Samsung Launches Apple TV Sneak Attack

Months (if not years) ahead of Apple's first television, Samsung is breaking new ground with a fresh set of smart TVs.

And guess what? These TVs will be voice- and motion-controlled! CNN has the full details, but here's a quick rundown: built with dual-core processors, these new smart TVs aim to include unprecedented app connectivity, an impressive user interface, a built-in camera, and what could be the next evolution in the way we control and interact with our televisions.

It's a brilliant and unexpected move from Samsung, a company that currently leads the TV market but is pushing hard to win the smartphone market. Eyeing the potential of the TV industry – and the potential growth that a new and innovative product can bring – Samsung has taken action in way that few could have anticipated.

“In this era of smart entertainment, consumers are changing the way they want to be entertained and how they choose to access this content,” Hyun-suk Kim, executive VP of the Visual Display Business at Samsung, said in a company release. “Samsung is redefining what a TV can do so people can use more intuitive ways to control their entertainment experiences, maintain closer contact to people that are important to them, and easily manage and share content across multiple screens.”

While I typically view Samsung's electronics as “me-too” products (whether they sell a bundle or not), the quality of its television sets is practically unmatched. In terms of picture quality, Sony (NYSE: SNE [FREE Stock Trend Analysis]) has made better-looking sets. Panasonic (NYSE: PC) has traditionally strived to make the largest sets. But Samsung's variety, competitive pricing, and effective marketing has helped the company maintain its industry lead. In spite of numerous reports claiming that 3D TVs flopped, TechCrunch reported yesterday that Samsung sold 12 million of them worldwide.

Some might view today's announcement as an extension of the company's growing dedication to the TV industry. But I think it's more of a preemptive strike against Apple (NASDAQ: AAPL). For one thing, Apple TV rumors have existed for a year or so, giving Samsung plenty of time to develop a product that mirrors the Apple speculation. Consumers will see this as being the TV they expected from Apple based solely on a series of rumors. That does not mean that they will rush out and buy a Samsung television set. But the perception alone could give Samsung an edge if Apple releases a product that falls in line with its current expectations. Samsung could then turn around and say that it was the innovator in this field. Unless Apple's TV ends up being a drastically different product, the innovation claim will be hard to argue against.

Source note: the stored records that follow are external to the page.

class FusedNet:

    def __init__(self, policy, body, grad, M, lib, with_grad, two_streams=True, fused_tails=None):
        assert body.dtype == torch.bfloat16 and body.is_cuda
        self.pol, self.M, self.lib = policy, M, lib
        dev = body.device
        self.P = {name: policy._block(body, name) for name, _ in policy.blocks}
        self.G = {name: policy._block(grad, name) for name, _ in policy.blocks} if grad is not None else None
        self.nd, self.na, self.nc = policy.first
        self.n1 = self.nd + self.na + self.nc
        self.depth = {n: len(l) for n, l in policy.nets.items()}
        bf = dict(device=dev, dtype=torch.bfloat16)
        self.Y1 = torch.zeros(M, self.n1, **bf)
        self.Y1d = torch.zeros(M, self.nd, **bf)
        self.Z = {n: {li: torch.zeros(M, self.P[f"{n}.{li}.W"].shape[0], **bf) for li in range(1, d)}
                  for n, d in self.depth.items()}
        assert policy.npv <= HEAD and self.P["Wz"].shape == (self.na, HEAD)
        self._recording, self._batched, self._plans = None, False, {}
        self._grad = grad
        self.defer_grad_sum = False
        self._rec_pieces, self._slab_ws, self._last_pieces = None, {}, {}
        self._wgrad_tn = M % 64 == 0
        self._tails = self._tails_ad = None
        if fused_tails is None:
            fused_tails = M <= int(os.environ.get("GO1_FUSED_TAILS_MAX_ROWS", "2048"))
        self._elu_on_load = not with_grad
        if fused_tails and self._fused_tails_ok():
            nd, na = self.nd, self.na
            eol = self._elu_on_load
            self._tails = (self._tail_args([("adaptation", self.Y1[:, :nd])], with_grad, elu_in=eol),
                           self._tail_args([("actor", self.Y1[:, nd:nd + na]), ("critic", self.Y1[:, nd + na:])], with_grad, elu_in=eol,
                                           latent_for="actor" if eol else None))
            self._tails_ad = self._tail_args([("adaptation", self.Y1d)], with_grad)
        self._mlp2 = (self._tails is None and os.environ.get("GO1_MLP2", "1") == "1" and self.nd == MLP2_DIMS[0] and
                      all(self.depth[n] >= 3 and tuple(self.P[f"{n}.{self.depth[n] - 2}.W"].shape) == (MLP2_DIMS[1], MLP2_DIMS[0])
                          and tuple(self.P[f"{n}.{self.depth[n] - 1}.W"].shape) == (MLP2_DIMS[2], MLP2_DIMS[1]) for n in self.depth)
                      and self.depth["adaptation"] == 3 and self.depth["actor"] == 4 and self.depth["critic"] == 4)
        self._mlp2_cache = {}
        self._tail_in_loss = False
        na1, nc1 = int(self.P["actor.1.W"].shape[0]), int(self.P["critic.1.W"].shape[0])
        nt_ok = all(v % 64 == 0 for v in (na1, nc1, self.na, self.n1 - self.nd - self.na)) and \
            all(self.P[k].data_ptr() % 16 == 0 for k in ("actor.1.b", "critic.1.b", "actor.1.W", "critic.1.W"))
        pair_ok = nt_ok and na1 == nc1 and self.na == self.n1 - self.nd - self.na
        self._l1_nt = nt_ok
        self._pair = pair_ok
        self._side = torch.cuda.Stream(device=dev) if two_streams else None
        if with_grad:
            self.X = torch.zeros(M, policy.Kp, **bf)
            self.dH1 = {"adaptation": torch.zeros(M, self.nd, **bf), "actor": torch.zeros(M, self.na, **bf),
                        "critic": torch.zeros(M, self.nc, **bf)}
            self.dY1 = torch.zeros(M, self.n1, **bf)
            self.dZ = {n: {li: torch.zeros_like(z) for li, z in zs.items()} for n, zs in self.Z.items()}
            w1_split = next((b for b in (M // 6144, 4, 2) if b >= 2 and M % b == 0 and (M // b) % 64 == 0), 1)
            self._w1_tmp = torch.zeros(w1_split, self.n1, policy.Kp, **bf)
            self._dgrad_nt = self._mlp2 and nt_ok
            self._WT = {n: torch.zeros(self.P[f"{n}.1.W"].shape[1], self.P[f"{n}.1.W"].shape[0], **bf) for n in ("actor", "critic")} \
                if self._dgrad_nt else None
            self._wt_by_optimizer = False
            self.priv_mask = (self.nd + self.na, policy.K + 1, policy.K + 1 + policy.npv)

    def _elu(self, y, lat=None, lat_cols=0):
        wz = self.P["Wz"] if lat is not None else None
        _chk(self.lib.go1ppo_elu_fwd(y.data_ptr(), y.shape[0], y.shape[1], _ld(y), _ptr(lat), _ld(lat) if lat is not None else 0,
                                     self.pol.npv if lat is not None else 0, _ptr(wz), HEAD, lat_cols, _stream()), "go1ppo_elu_fwd")

    def _elu_bwd(self, d, h, bias_grad, out=None):
        out = d if out is None else out
        _chk(self.lib.go1ppo_elu_bwd(d.data_ptr(), _ld(d), _ptr(h), _ld(h) if h is not None else 0, d.shape[0], d.shape[1],
                                     _ptr(bias_grad), out.data_ptr(), _ld(out), _stream()), "go1ppo_elu_bwd")

    def _wgrad(self, dz, h, gW, gb=None, zero=None):
        n, k = dz.shape[1], h.shape[1]
        assert gW.shape == (n, k) and gW.is_contiguous()
        if self._recording is not None:
            self._recording.append((dz, h, gW, gb, zero))
            return
        if self._batched:
            return
        assert zero is None or zero[0] == 0, "the structural zeros are applied by the batched launch"
        _chk(self.lib.go1ppo_wgrad(dz.data_ptr(), _ld(dz), h.data_ptr(), _ld(h), dz.shape[0], n, k, gW.data_ptr(), k, _ptr(gb),
                                   _stream()), "go1ppo_wgrad")

    def _tail_args(self, nets_and_inputs, keep_intermediates, elu_in=False, latent_for=None):
        a = TailArgs()
        a.num_nets = len(nets_and_inputs)
        for N, (net, h) in zip(a.net, nets_and_inputs):
            d = self.depth[net]
            N.in_, N.rows, N.ld_in, N.num_layers = h.data_ptr(), h.shape[0], _ld(h), d - 1
            N.elu_in = int(bool(elu_in))
            if elu_in and latent_for == net:
                lat, wz = self.Z["adaptation"][self.depth["adaptation"] - 1], self.P["Wz"]
                N.latent, N.wz, N.lat_ld, N.wz_ld, N.npv = lat.data_ptr(), wz.data_ptr(), _ld(lat), HEAD, self.pol.npv
            for li in range(1, d):
                L, W, z = N.layer[li - 1], self.P[f"{net}.{li}.W"], self.Z[net][li]
                last = li == d - 1
                L.W, L.bias = W.data_ptr(), self.P[f"{net}.{li}.b"].data_ptr()
                L.out = z.data_ptr() if (last or keep_intermediates) else None
                L.n_out, L.k_in, L.ld_out, L.elu = W.shape[0], W.shape[1], _ld(z), 0 if last else 1
        return a

    def _fused_tails_ok(self):
        ok = all(self.depth[n] - 1 <= 4 for n in self.depth)
        for n, d in self.depth.items():
            for li in range(1, d):
# ... 164 lines not shown
        nd, d, G, Z, dZ = self.nd, self.dH1["adaptation"], self.G, self.Z, self.dZ
        if not self._tail_in_loss:
            self._mlp2_bwd("adaptation_only", [("adaptation", self.Y1d, d)])
        self._wgrad(dZ["adaptation"][2], Z["adaptation"][1], G["adaptation.2.W"], None)
        self._wgrad(dZ["adaptation"][1], self.Y1d, G["adaptation.1.W"], G["adaptation.1.b"])
        self._big_wgrad(d, x, G["W1"][:nd], self._w1_tmp[:, :nd], own_kernel=self._wgrad_tn)

    def adam_transposes(self):
        if not getattr(self, "_dgrad_nt", False):
            return []
        out = []
        for n in ("actor", "critic"):
            i = self.pol.index[f"{n}.1.W"]
            rows, cols = self.pol.blocks[i][1]
            out.append((self.pol.offsets[i], rows, cols, self._WT[n]))
        return out

    def refresh_transposes(self):
        if getattr(self, "_dgrad_nt", False):
            for n in ("actor", "critic"):
                self._WT[n].copy_(self.P[f"{n}.1.W"].t())

    def _branch(self):
        if self._side is None:
            import contextlib
            return contextlib.nullcontext()
        self._side.wait_stream(torch.cuda.current_stream())
        self._forked = True
        return torch.cuda.stream(self._side)

    def _join(self):
        if self._side is not None and getattr(self, "_forked", False):
            torch.cuda.current_stream().wait_stream(self._side)
            self._forked = False

    def forward_adaptation(self, x):
        if self._mlp2:
            return self._forward_adaptation_mlp2(x)
        torch.mm(x, self.P["W1"][:self.nd].t(), out=self.Y1d)
        self._elu(self.Y1d)
        if self._tails_ad is not None:
            _chk(self.lib.go1ppo_tail_fwd(ctypes.byref(self._tails_ad), _stream()), "go1ppo_tail_fwd")
            return self.Z["adaptation"][self.depth["adaptation"] - 1]
        return self._tail("adaptation", self.Y1d)

    def _tail_bwd(self, net, h0, dh0, head_bias_done=True):
        P, G, d = self.P, self.G, self.depth[net]
        for li in range(d - 1, 0, -1):
            dz = self.dZ[net][li]
            h_in = self.Z[net][li - 1] if li > 1 else h0
            gb = None if (li == d - 1 and head_bias_done) else G[f"{net}.{li}.b"]
            self._wgrad(dz, h_in, G[f"{net}.{li}.W"], gb)
            out = self.dZ[net][li - 1] if li > 1 else dh0
            torch.mm(dz, P[f"{net}.{li}.W"], out=out)
            if li > 1:
                self._elu_bwd(out, h_in, None)

    def _big_wgrad(self, dY, x, gW, tmp, own_kernel=False):
        zr, zc0, zc1 = self.priv_mask
        zr = min(zr, gW.shape[0])
        if own_kernel:
            self._wgrad(dY, x, gW, zero=(zr, zc0, zc1))
            return
        b = tmp.shape[0]
        if b == 1 or not tmp.is_contiguous():
            torch.mm(dY.t(), x, out=tmp[0])
            part, count, stride = tmp[0], 1, gW.numel()
        else:
            torch.bmm(dY.view(b, dY.shape[0] // b, dY.shape[1]).transpose(1, 2), x.view(b, x.shape[0] // b, x.shape[1]), out=tmp)
            part, count, stride = tmp, b, tmp.stride(0)
        assert gW.is_contiguous() and part.stride(-1) == 1 and part.stride(-2) == gW.shape[1]
        if self._rec_pieces is not None:
            self._rec_pieces.append(dict(begin=self._grad_offset(gW), count=gW.numel(), src=part, stride=stride, kind=2, slabs=count,
                                         cols=gW.shape[1], zero=(zr, zc0, zc1)))

    def _grad_offset(self, view):
        off = (view.data_ptr() - self._grad.data_ptr()) // 4
        assert view.dtype == torch.float32 and view.is_contiguous() and 0 <= off and off + view.numel() <= self._grad.numel()
        return int(off)

    def last_pieces(self, kind):
        return self._last_pieces.get(kind)

    def _run_planned(self, key, fn):
        if key not in self._plans:
            self._recording, self._rec_pieces = [], []
            fn()
            rec, self._recording = self._recording, None
            pieces, self._rec_pieces = self._rec_pieces, None
            tab = (WgradProblem * len(rec))()
            for P, (dz, h, gW, gb, zero) in zip(tab, rec):
                P.dz, P.h, P.dW, P.bias_grad = dz.data_ptr(), h.data_ptr(), gW.data_ptr(), _ptr(gb)
                if zero is not None:
                    P.zero_n, P.zero_k0, P.zero_k1 = zero
                P.rows, P.ld_dz, P.ld_h, P.n, P.k, P.ldw = dz.shape[0], _ld(dz), _ld(h), dz.shape[1], h.shape[1], gW.shape[1]
            tn = self._wgrad_tn and all(P.rows % 64 == 0 and P.n % 8 == 0 and P.k % 8 == 0 for P in tab)
            plan = self.lib.go1ppo_wgrad_tn_plan if tn else self.lib.go1ppo_wgrad_plan
            if tn:
                for P, (dz, h, gW, gb, zero) in zip(tab, rec):
                    P.partials, P.partial_stride = 16, gW.numel()
            total = plan(tab, len(rec))
            if total <= 0:
                raise RuntimeError(f"go1ppo_wgrad_plan failed with code {total}")
            if tn:
                for j, (P, (dz, h, gW, gb, zero)) in enumerate(zip(tab, rec)):
                    S = -(-P.rows // P.chunk_rows)
                    ws = self._slab_ws.get((key[0], j))
                    if ws is None or tuple(ws.shape) != (S, gW.numel()):
                        ws = self._slab_ws[(key[0], j)] = torch.zeros(S, gW.numel(), device=gW.device, dtype=torch.float32)
                    P.partials, P.partial_stride = ws.data_ptr(), gW.numel()
                    pieces.append(dict(begin=self._grad_offset(gW), count=gW.numel(), src=ws, stride=gW.numel(), kind=1, slabs=S, cols=gW.shape[1],
                                       zero=(0, 0, 0)))
                if plan(tab, len(rec)) != total:
                    raise RuntimeError("go1ppo_wgrad_tn_plan: the plan changed with the slab buffers attached")
            dev = torch.frombuffer(bytearray(bytes(tab)), dtype=torch.uint8).to(self.Y1.device)
            ptab = None
            if pieces:
                pieces.sort(key=lambda q: q["begin"])
                arr = (GradPiece * len(pieces))()
                end = 0
                for A, q in zip(arr, pieces):
                    assert q["begin"] >= end and q["begin"] % 8 == 0 and q["count"] % 8 == 0 and q["stride"] % 8 == 0, "slab pieces: ascending, disjoint, multiples of 8"
                    end = q["begin"] + q["count"]
                    A.begin, A.count, A.src, A.stride, A.kind, A.slabs, A.cols = q["begin"], q["count"], q["src"].data_ptr(), q["stride"], q["kind"], q["slabs"], q["cols"]
                    A.zero_rows, A.zero_c0, A.zero_c1 = q["zero"]
                ptab = (torch.frombuffer(bytearray(bytes(arr)), dtype=torch.uint8).to(self.Y1.device), len(pieces), [q["src"] for q in pieces])
            self._plans[key] = (dev, len(rec), total, rec, tn, ptab)
        else:
            self._batched = True
            try:
                fn()
            finally:
                self._batched = False
        dev, count, total, _, tn, ptab = self._plans[key]
        launch = self.lib.go1ppo_wgrad_tn_batched if tn else self.lib.go1ppo_wgrad_batched
        _chk(launch(dev.data_ptr(), count, total, _stream()), "go1ppo_wgrad_batched")
        self._last_pieces[key[0]] = None
        if ptab is None:
            return
        if self.defer_grad_sum:
            self._last_pieces[key[0]] = ptab[:2]
        else:
            _chk(self.lib.go1ppo_grad_reduce(self._grad.data_ptr(), ptab[0].data_ptr(), ptab[1], _stream()), "go1ppo_grad_reduce")

    def backward(self, x):
        self._run_planned(("ppo", x.data_ptr()), lambda: (self._backward_mlp2 if self._mlp2 else self._backward)(x))

    def backward_adaptation(self, x):
        self._run_planned(("adaptation", x.data_ptr()), lambda: (self._backward_adaptation_mlp2 if self._mlp2 else self._backward_adaptation)(x))

    def _backward(self, x):
        nd, na = self.nd, self.na
        G, Y1, dY1, dH1 = self.G, self.Y1, self.dY1, self.dH1
        cols = {"adaptation": slice(0, nd), "actor": slice(nd, nd + na), "critic": slice(nd + na, self.n1)}
        with self._branch():
            self._tail_bwd("critic", Y1[:, cols["critic"]], dH1["critic"])
            self._elu_bwd(dH1["critic"], Y1[:, cols["critic"]], None, out=dY1[:, cols["critic"]])
        self._tail_bwd("actor", Y1[:, cols["actor"]], dH1["actor"])
        self._elu_bwd(dH1["actor"], Y1[:, cols["actor"]], None, out=dY1[:, cols["actor"]])
        last = self.depth["adaptation"] - 1
        latent, dlat = self.Z["adaptation"][last], self.dZ["adaptation"][last]
        dA1 = dY1[:, cols["actor"]]
        self._wgrad(dA1, latent, G["Wz"])
        torch.mm(dA1, self.P["Wz"], out=dlat)
        self._tail_bwd("adaptation", Y1[:, :nd], dH1["adaptation"], head_bias_done=False)
        self._elu_bwd(dH1["adaptation"], Y1[:, :nd], None, out=dY1[:, :nd])
        self._join()
        self._big_wgrad(dY1, x, G["W1"], self._w1_tmp)

    def _backward_adaptation(self, x):
        nd, d = self.nd, self.dH1["adaptation"]
        self._tail_bwd("adaptation", self.Y1d, d)
        self._elu_bwd(d, self.Y1d, None)
        self._big_wgrad(d, x, self.G["W1"][:nd], self._w1_tmp[:, :nd], own_kernel=self._wgrad_tn)

    def ppo_loss(self, st, idx, std, g_std, A, kl, acc):
        la, lc = self.depth["actor"] - 1, self.depth["critic"] - 1
        flat = lambda t: t.flatten(0, 1)
        a = LossArgs()
        a.mean, a.value, a.std = self.Z["actor"][la].data_ptr(), self.Z["critic"][lc].data_ptr(), std.data_ptr()
        a.head_ld, a.num_actions, a.rows = HEAD, std.numel(), self.M
        a.idx = idx.data_ptr()
        for field, t in (("actions", st.actions), ("old_mu", st.mu), ("old_sigma", st.sigma), ("old_logp", st.actions_log_prob),
                         ("advantages", st.advantages), ("returns", st.returns), ("old_values", st.values)):
            t = flat(t)
            assert t.is_contiguous() and t.dtype == torch.float32
            setattr(a, field, t.data_ptr())
        a.clip_param, a.value_loss_coef, a.entropy_coef = A.clip_param, A.value_loss_coef, A.entropy_coef
        a.use_clipped_value_loss = int(A.use_clipped_value_loss)
        a.d_mean, a.d_value = self.dZ["actor"][la].data_ptr(), self.dZ["critic"][lc].data_ptr()
        a.d_std = g_std.data_ptr()
        a.d_mean_bias = self.G[f"actor.{la}.b"].data_ptr()
        a.d_value_bias = self.G[f"critic.{lc}.b"].data_ptr()
        a.kl = kl.data_ptr()
        a.value_loss = acc[0:].data_ptr()
        a.surrogate_loss = acc[1:].data_ptr()
        if self._tail_in_loss:
            Z, dZ = self.Z, self.dZ
            arr = self._mlp2_tail("ac", [("actor", Z["actor"][1], dZ["actor"][1]), ("critic", Z["critic"][1], dZ["critic"][1])])
            _chk(self.lib.go1ppo_mlp2_tail_ppo(arr, ctypes.byref(a), _stream()), "go1ppo_mlp2_tail_ppo")
            return
        _chk(self.lib.go1ppo_loss(ctypes.byref(a), _stream()), "go1ppo_loss")

    def adaptation_loss(self, st, idx, num_train, selective, acc):
        last = self.depth["adaptation"] - 1
        pred, dpred = self.Z["adaptation"][last], self.dZ["adaptation"][last]
        target = st.privileged_observations.flatten(0, 1)
        assert target.is_contiguous() and target.dtype == torch.float32 and target.shape[1] == self.pol.npv
        if self._tail_in_loss:
            arr = self._mlp2_tail("adaptation_only", [("adaptation", self.Y1d, self.dH1["adaptation"])])
            q = MseArgs()
            q.target, q.idx, q.num_train, q.npv, q.selective = target.data_ptr(), idx.data_ptr(), num_train, self.pol.npv, int(selective)
            q.d_pred_bias, q.train_loss, q.test_loss = self.G[f"adaptation.{last}.b"].data_ptr(), acc[2:].data_ptr(), acc[3:].data_ptr()
            _chk(self.lib.go1ppo_mlp2_tail_mse(arr, ctypes.byref(q), _stream()), "go1ppo_mlp2_tail_mse")
            return
        _chk(self.lib.go1ppo_mse(pred.data_ptr(), HEAD, target.data_ptr(), self.pol.npv, idx.data_ptr(), self.M, num_train,
                                 int(selective), dpred.data_ptr(), self.G[f"adaptation.{last}.b"].data_ptr(),
                                 acc[2:].data_ptr(), acc[3:].data_ptr(), _stream()), "go1ppo_mse")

Historically, Samsung has not had this advantage. It did not take smartphone development seriously until after the iPhone blew up – no, created – the market and revealed its true potential. Now Samsung is vying for first place. In some nations, it is already winning.

Samsung entered the smart TV market a few years ago. But by jumping in headfirst right now with some of the most Apple-sounding features available, Samsung has an opportunity to increase its market share while staving off any possible threat.

Smart TV or Stupid TV?

My gut reaction to today's announcement is very positive. Whether Samsung copied the Apple rumors or had this set in development all along does not really matter. All that consumers will care about is how potentially cool these TVs will be, and how they could revolutionize the future of television.

But before you join in on my excitement, let's take a moment to reflect on today's news and ask ourselves: is this really a great idea?

From the moment Siri was unveiled, consumers just assumed it would be included in Apple's TV. “It would be amazing!” one friend told me. “I'd buy that!” said another. Analysts have written about it as well, and most think that it is a really good concept.

There was, however, one analyst that didn't seem to keen on the idea. When speaking about the potential for a voice-activated Apple TV, Trip Chowdhry, the Managing Director of Equity Research at Global Equities Research, told Benzinga exactly what he thought about a voice-activated television.

“Microsoft would think that way, but Apple is not that big of an idiot,” Chowdhry said with a laugh. He then explained that voice-activated technology only works in a quiet environment. How could the TV differentiate between your voice and the sound coming from its speakers? How could it differentiate between the many voices and noises of a bar or any other crowded environment? Those are questions that the rumors have yet to address. Instead, the rumor mill continues to tell us, “Siri will be featured in Apple's first TV!”

To be fair, these are questions Samsung has not addressed either. But with its new TVs on display at the International Consumer Electronics Show this week, show attendees may soon find out if Samsung has solved this (potential) problem.

And if it has, then what? Will Apple still bring Siri to its first television set? Or is something more innovative on the horizon?